Proposals have been introduced in the New York State legislature to force New York’s public pension fund managers to divest all of New York’s fossil fuel assets by 2020 and all coal holdings within one year. Unfortunately for New York state retirees, these proposals ignore the financial reality of divesting.
As New York State Comptroller Thomas DiNapoli stated recently:
“My fiduciary duty requires me to focus on the long term value of the Fund. To achieve that objective the Fund works to maximize returns and minimize risks. Key to accomplishing this objective is diversifying the Fund’s investments across sectors and asset classes—including the energy sector, where fossil fuels continue to play an integral role in powering the world’s electricity generators, industry, transportation, and infrastructure.”
In fact, a report by Sonecon found that “over FYs 2005-2013, oil and natural gas investments, which represented 5.0 percent of the total assets of New York’s two largest public employee pension plans, contributed 9.8 percent of the plans’ total gains.”

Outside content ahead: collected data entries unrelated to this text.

int mln_malloc(mln_ctx* ctx, int64_t bytes, void** dev_ptr);
int mln_free(mln_ctx* ctx, void* dev_ptr);
int mln_memcpy(mln_ctx* ctx, void* dst, const void* src, int64_t bytes);
int mln_host_register(mln_ctx* ctx, const void* host_ptr, int64_t bytes);
int mln_host_unregister(mln_ctx* ctx, const void* host_ptr);
int mln_release_cached_memory(void);
int mln_diag_alloc_stats(int64_t* out);

#define MLN_UNIQUE_ID_BYTES 128
int mln_comm_unique_id(void* id_out );
int mln_comm_init(mln_ctx* ctx, const void* id, int n_ranks, int rank);
int mln_comm_allreduce_sum(mln_ctx* ctx, double* buf, int64_t count);
typedef struct mln_loopback mln_loopback;
int mln_loopback_create(int n_ranks , mln_loopback** out);
void mln_loopback_destroy(mln_loopback* group);
int mln_comm_init_loopback(mln_ctx* ctx, mln_loopback* group, int rank);
typedef int (*mln_host_collective_fn)(void* user, int op, double* buf, double* buf2, int64_t count);
int mln_comm_init_host(mln_ctx* ctx, int n_ranks, int rank, mln_host_collective_fn fn, void* user);
void mln_loopback_abort(mln_loopback* group);
int mln_comm_info(mln_ctx* ctx, int32_t* info, double* stats, int32_t flags);

int mln_kernel_matrix(mln_ctx* ctx, const mln_kernel_desc* cov, const double* x, int64_t n,
                      const double* y, int64_t m, int32_t d, double* out);

int mln_kernel_gram(mln_ctx* ctx, const mln_kernel_desc* cov, const double* x, int64_t n_local, int32_t d,
                    const double* xu, int64_t m, double* out );
int mln_nn_distances(mln_ctx* ctx, const double* x, int64_t n, const double* y, int64_t m, int32_t d,
                     int64_t self_offset, double* out );
int mln_knn(mln_ctx* ctx, const double* x, int64_t n, const double* y, int64_t m, int32_t d, int32_t k,
            int32_t exclude, int64_t self_offset, double* dist , int64_t* idx );
int mln_local_dimensionality(mln_ctx* ctx, const double* x, int64_t n, int32_t d, const int64_t* nbr, int64_t q,
                             int32_t k, double* out );

int mln_kmeans(mln_ctx* ctx, const double* x, int64_t n, int32_t d, int64_t m, int64_t seed,
               int32_t max_iter, double tol, double* centers, int32_t* n_iter_out, double* inertia_out);
int mln_kmeans_sklearn(mln_ctx* ctx, const double* x, int64_t n, int32_t d, int64_t m, int64_t first_id,
                       const double* uniforms, int32_t n_local_trials, int32_t max_iter, double tol, double* centers,
                       int64_t* indices_out, int32_t* n_iter_out, double* inertia_out);

int mln_chol_lower(mln_ctx* ctx, double* A, int64_t m, double add_diag);

int mln_trsm_lower(mln_ctx* ctx, const double* Lf, int64_t m, int32_t trans, double* B, int64_t p);

#define MLN_FIT_IMPLICIT 1
int mln_fit_prepare(mln_ctx* ctx, const mln_kernel_desc* cov, const double* x, int64_t n_local,
                    int32_t d, const double* xu, int64_t m, double jitter, const double* Lp_in,
                    int32_t flags, mln_fit** out);
int mln_fit_from_L(mln_ctx* ctx, const double* L, int64_t n_local, int64_t m, const double* Lp,
                   mln_fit** out);
#define MLN_FIT_FULL 2
#define MLN_FIT_DEFER_LP 4
int mln_fit_prepare_from_K(mln_ctx* ctx, const double* Kuu, int64_t n_local, int64_t m, double jitter,
                           const double* Lp_in, int32_t flags, mln_fit** out);
int mln_fit_set_K_rows(mln_fit* fit, int64_t row0, int64_t n_rows, const double* K_rows);
int mln_fit_finish_K(mln_fit* fit);
int mln_gemm(mln_ctx* ctx, int32_t ta, int32_t tb, int64_t M, int64_t N, int64_t K, double alpha, const double* A,
             int64_t lda, const double* B, int64_t ldb, double beta, double* C, int64_t ldc);
int mln_ewise(mln_ctx* ctx, int32_t op, const double* a, const double* b, double scalar, double* out, int64_t count);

DiNapoli has also correctly noted that divesting stands in contradiction to having a voice within companies:
“Active engagement with the companies and managers in whom we invest [is] an integral component of addressing climate change risk to the Fund… simply put, if we don’t own any energy sector stocks, we lose our vote and our voice when it comes to the future of these companies.”
This road of engagement over costly, symbolic divestment is a much safer option for the more than 1 million members, retirees and beneficiaries that depend on the New York Pension Fund to support their daily life. Hopefully other state leaders will listen.